-- Information follows --
@@ -55,7 +56,7 @@
 constexpr bool kOneHit = (RT_STACK_FAST & 8) != 0, kMaskCnt = (RT_STACK_FAST & 32) != 0;
 static_assert((RT_STACK_FAST & ~47) == 0, "RT_STACK_FAST: bits 1, 2, 4, 8 and 32");
 constexpr bool kRoomTest = kFastSort || kFastAny;
-constexpr int kCtrWords = 42;
+constexpr int kCtrWords = 43;
 constexpr int kShortStack = 8;
 constexpr int kSlotDoubles = 10;
 constexpr int kTopNodes = (40960 - kBlock * (kSlotDoubles * 8 + (2 + kShortStack) * 4) - RT_MAX_LIGHTS * 48 - 64) / 128;
@@ -134,10 +135,17 @@
   CD_LEAF_LINES, CD_BIG_LEAF_TESTS, CD_NODE_LDS_ITERS, CD_GUARD = 31,
   CD_GNODE_UNIFORM = 32, CD_GNODE_DISTINCT, CD_LEAF_UNIFORM, CD_ANYHIT_TRIS, CD_OWN_TRIS,
   CD_ZERO_TERM,
+  CD_CERT_LIT,
   CT_ORDER_JOBS = 39,
-  CD_SLOW_PUSH = 40, CD_SLOW_POP
+  CD_SLOW_PUSH = 40, CD_SLOW_POP,
+  CD_CERT_OCC = 42
 };
 static_assert(kCtrWords * sizeof(unsigned long long) <= 512, "the counter words end where the work heads begin");
+constexpr int kWaveCtrs = 4;
+constexpr int kLightMaps = RT_LIGHT_MAPS;
+#ifndef RT_LIGHT_MAP
+#define RT_LIGHT_MAP 1
+#endif
 constexpr unsigned kGuardIters = 1u << 24;
 constexpr unsigned kTravGuard = 1u << 24;
 __device__ __forceinline__ void trip_watchdog(unsigned long long* ctr, unsigned int* host_word) {
@@ -261,6 +269,10 @@
     long long n_pos;
     long long n_rays;
   };
+  const uint4* lmap;
+  unsigned long long* lmctr;
+  uint32_t lmap_slots;
+  int lmap_R;
 };
 
 struct D3 {
@@ -559,23 +571,33 @@
 
 #endif
 
+#ifdef RT_LM_PASS
+#define RT_KN(a) a##_lm_kernel
+#else
+#define RT_KN(a) a##_kernel
+#endif
 #ifndef RT_RAY_LIST_PASS
 template <int WIDTH, bool STATS, bool TL = false, int RING = kShortStack, bool GRP = false>
-__global__ void __launch_bounds__(kBlock, kWavesPerEU * 256 / kBlock) render_kernel(KParams P) {
+__global__ void __launch_bounds__(kBlock, kWavesPerEU * 256 / kBlock) RT_KN(render)(KParams P) {
   constexpr bool RAYS = false, FAN = false;
 #define RT_GROUPS_ON group_log
 #elif !defined(RT_FAN_PASS)
 template <int RING>
-__global__ void __launch_bounds__(kBlock, kWavesPerEU * 256 / kBlock) radiance_kernel(KParams P) {
+__global__ void __launch_bounds__(kBlock, kWavesPerEU * 256 / kBlock) RT_KN(radiance)(KParams P) {
   constexpr int WIDTH = 4;
   constexpr bool STATS = false, TL = false, GRP = false, RAYS = true, FAN = false;
 #define RT_GROUPS_ON group_log
 #else
 template <int RING>
-__global__ void __launch_bounds__(kBlock, kWavesPerEU * 256 / kBlock) gather_kernel(KParams P) {
+__global__ void __launch_bounds__(kBlock, kWavesPerEU * 256 / kBlock) RT_KN(gather)(KParams P) {
   constexpr int WIDTH = 4;
   constexpr bool STATS = false, TL = false, GRP = true, RAYS = true, FAN = true;
 #define RT_GROUPS_ON true
+#endif
+#ifdef RT_LM_PASS
+  constexpr bool LM = true;
+#else
+  constexpr bool LM = STATS || TL;
 #endif
   static_assert(RING >= kMigWords && (RING & (RING - 1)) == 0, "ring: a power of two holding the migration words");
   constexpr int kRingMask = RING - 1;
@@ -681,6 +703,9 @@
   uint32_t htask = kTaskNone;
   unsigned c_primary = 0, c_shadow = 0, c_refl = 0, c_hits = 0;
   unsigned n_zero_term = 0;
+  if constexpr (RT_LIGHT_MAP != 0 && LM) {
+    if (lane == 0) P.lmctr[(size_t)blockIdx.x * (kBlock / 64) + (threadIdx.x >> 6)] = 0ull;
+  }
   unsigned long long c_nodes = 0, c_tris = 0;
   unsigned long long d_node_it = 0, d_node_ln = 0, d_leaf_it = 0, d_leaf_ln = 0;
   unsigned long long d_trav = 0, d_shade = 0, d_fetch = 0, d_outer = 0, d_round_it = 0, d_round_ln = 0;
@@ -999,6 +1024,7 @@
       D3 rd = d3(lds_d[3 * kBlock + src], lds_d[4 * kBlock + src], lds_d[5 * kBlock + src]);
       double tlim = lds_d[6 * kBlock + src];
       bool zero_term = false;
+      int cert = 0;
       if (anyhit) {
         const int j = (state == ST_SHADOW) ? light + (kp > 0 ? (batch_end >> kHelpShift) + kp : 0)
                                            : (int)((htask >> 11) & 0xFFFFFu);
@@ -1013,6 +1039,33 @@
         ro = add(hp, scl(1e-4, l));
         rd = nrm(l);
         tlim = nl;
+        if constexpr (RT_LIGHT_MAP != 0 && LM) {
+        if (P.lmap_slots != 0xffffffffu && j < kLightMaps && !zero_term) {
+          int mz = 0;
+          asm volatile("" : "+s"(mz));
+          const uint32_t mslots = P.lmap_slots;
+          const uint32_t ms = (mslots >> (8 * j)) & 0xffu;
+          const float dx = (float)-rd.x, dy = (float)-rd.y, dz = (float)-rd.z;
+          const float ax = fabsf(dx), ay = fabsf(dy), az = fabsf(dz);
+          const int axis = (ax >= ay && ax >= az) ? 0 : (ay >= az ? 1 : 2);
+          const float dm = axis == 0 ? dx : (axis == 1 ? dy : dz);
+          const float db = axis == 0 ? dy : (axis == 1 ? dz : dx);
+          const float dc = axis == 0 ? dz : (axis == 1 ? dx : dy);
+          const float am = fabsf(dm);
+          if (ms != 0xffu && am > 0.0f) {
+            const int R_ = *(&P.lmap_R + mz);
+            const float half = 0.5f * (float)R_;
+            int ti = (int)floorf((db / am + 1.0f) * half), tj = (int)floorf((dc / am + 1.0f) * half);
+            ti = min(max(ti, 0), R_ - 1);
+            tj = min(max(tj, 0), R_ - 1);
+            const uint32_t face = ms * 6u + 2u * (uint32_t)axis + (dm < 0.0f ? 1u : 0u);
+            const uint4 tx = (*(&P.lmap + mz))[((size_t)face * (size_t)R_ + (size_t)tj) * (size_t)R_ + (size_t)ti];
+            const float nlf = (float)tlim;
+            if (nlf * 1.00001f < __uint_as_float(tx.y)) cert = 1;
+            else if (nlf > __uint_as_float(tx.z) * 1.00001f + 1e-3f) cert = 2;
+          }
+        }
+        }
       } else if (act && state == ST_HCLOSEST) {
         const D3 hp = add(ro, scl(tlim, rd));
         const D3 hn = d3(lds_d[7 * kBlock + src], lds_d[8 * kBlock + src], lds_d[9 * kBlock + src]);
@@ -1029,7 +1082,17 @@
       best = kNoHit;
       best_slot = kNoHit;
       n_zero_term += (unsigned)__popcll(wballot(zero_term));
-      shadow_hit = !STATS && !TL && zero_term;
+      shadow_hit = !STATS && !TL && (zero_term || cert == 2);
+      if constexpr (RT_LIGHT_MAP != 0 && LM) {
+        const unsigned long long n_cert =
+            (unsigned long long)__popcll(wballot(cert == 1)) | ((unsigned long long)__popcll(wballot(cert == 2)) << 32);
+        int mz2 = 0;
+        asm volatile("" : "+s"(mz2));
+        if (n_cert != 0ull && lane == 0)
+          atomicAdd(*(&P.lmctr + mz2) + ((size_t)blockIdx.x * (kBlock / 64) +
+                               (size_t)__builtin_amdgcn_readfirstlane((int)(threadIdx.x >> 6))), n_cert);
+      }
+      const bool lit_skip = RT_LIGHT_MAP != 0 && LM && !STATS && !TL && cert == 1;
       uint32_t cur = kDone;
       double t_off = 0.0;
       for (int k = 0; k < P.n_prims; ++k) {
@@ -1042,7 +1105,7 @@
           best_slot = -1;
         }
       }
-      if (act && P.n_gnodes > 0 && !shadow_hit) {
+      if (act && P.n_gnodes > 0 && !shadow_hit && !lit_skip) {
         bool miss = false;
         int pz = 0;
         asm volatile("" : "+s"(pz));
@@ -1915,7 +1978,7 @@
   unsigned long long s3 = 0, s4 = 0, s5 = 0;
   if (STATS) { s3 = wave_sum(c_nodes); s4 = wave_sum(c_tris); s5 = wave_sum(c_hits); }
   if (lane == 0) {
-    unsigned long long* wc = P.wctr + 4 * ((size_t)blockIdx.x * (kBlock / 64) + (threadIdx.x >> 6));
+    unsigned long long* wc = P.wctr + kWaveCtrs * ((size_t)blockIdx.x * (kBlock / 64) + (threadIdx.x >> 6));
     wc[0] = s0; wc[1] = s1; wc[2] = s2; wc[3] = n_zero_term;
     if (STATS) {
       atomicAdd(&P.ctr[CS_NODES], s3);
@@ -1976,14 +2039,20 @@
   }
 }
 #undef RT_GROUPS_ON
-
-#ifndef RT_RAY_LIST_PASS
+#undef RT_KN
+
+#if !defined(RT_RAY_LIST_PASS) && !defined(RT_LM_PASS)
 #define RT_RAY_LIST_PASS 1
 #include __FILE_NAME__
 #define RT_FAN_PASS 1
 #include __FILE_NAME__
 #undef RT_FAN_PASS
 #undef RT_RAY_LIST_PASS
+#if RT_LIGHT_MAP
+#define RT_LM_PASS 1
+#include __FILE_NAME__
+#undef RT_LM_PASS
+#endif
 
 __device__ __forceinline__ double nsq3(const double* a, const double* b) {
   const double dx = a[0] - b[0], dy = a[1] - b[1], dz = a[2] - b[2];
@@ -2138,14 +2207,28 @@
     {radiance_kernel<16>, false},
     {gather_kernel<kShortStack>, false},
     {gather_kernel<16>, false},
+#if RT_LIGHT_MAP
+    {render_lm_kernel<4, false>, false},
+    {render_lm_kernel<4, false, false, 16>, false},
+    {render_lm_kernel<4, false, false, kShortStack, true>, false},
+    {render_lm_kernel<4, false, false, 16, true>, false},
+#endif
 };
-constexpr int kNumVariants = 11;
+constexpr int kNumVariants = RT_LIGHT_MAP ? 15 : 11;
+constexpr int kLmVariant = 11;
+constexpr int kLmBase[4] = {0, 4, 5, 6};
+inline int lm_variant(int v) {
+  for (int k = 0; k < kNumVariants - kLmVariant; ++k)
+    if (kLmBase[k] == v) return kLmVariant + k;
+  return v;
+}
 constexpr int kRayVariant = 7;
 constexpr int kFanVariant = 9;
 constexpr bool kSppLanesDefault = true;
 constexpr int kGroupLanes = 32;
 constexpr int kRingDeep = 16;
 inline int variant_ring(int v) {
+  if (v >= kLmVariant) v = kLmBase[v - kLmVariant];
   return (v == 4 || v == 6 || v == kRayVariant + 1 || v == kFanVariant + 1) ? kRingDeep : kShortStack;
 }
 size_t lds_bytes(int , int ring = kShortStack) {
@@ -2172,6 +2255,7 @@
   uint32_t* d_spill = nullptr;
   unsigned long long* d_wavelog = nullptr;
   unsigned long long* d_wctr = nullptr;
+  unsigned long long* d_lmctr = nullptr;
   unsigned long long* d_tl = nullptr;
   hipEvent_t ev0 = nullptr, ev1 = nullptr;
   hipEvent_t ev_in = nullptr;
@@ -2254,6 +2338,18 @@
   NormalState* normals = nullptr;
   bool updated = false;
   std::shared_ptr<const ClipTable> clip;
+  int lm_R = 0;
+  int lm_threads = 1;
+  std::vector<double> lm_pos;
+  std::vector<int> lm_idx;
+  uint4* d_lmap = nullptr;
+  bool lm_have[kLightMaps] = {};
+  double lm_key[kLightMaps][3] = {};
+  long long lm_used[kLightMaps] = {};
+  long long lm_seq = 0;
+  int lm_prev_n = 0;
+  double lm_prev[kLightMaps][3] = {};
+  double lm_build_s = 0.0;
 };
 
 namespace {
-- Information concluded --
## Exercise brief
From the data above, reproduce word for word the lines running from the line with "rd = nrm(l);" to the line with "j)) & 0xffu;", ends included.

## Task result
         rd = nrm(l);
         tlim = nl;
+        if constexpr (RT_LIGHT_MAP != 0 && LM) {
+        if (P.lmap_slots != 0xffffffffu && j < kLightMaps && !zero_term) {
+          int mz = 0;
+          asm volatile("" : "+s"(mz));
+          const uint32_t mslots = P.lmap_slots;
+          const uint32_t ms = (mslots >> (8 * j)) & 0xffu;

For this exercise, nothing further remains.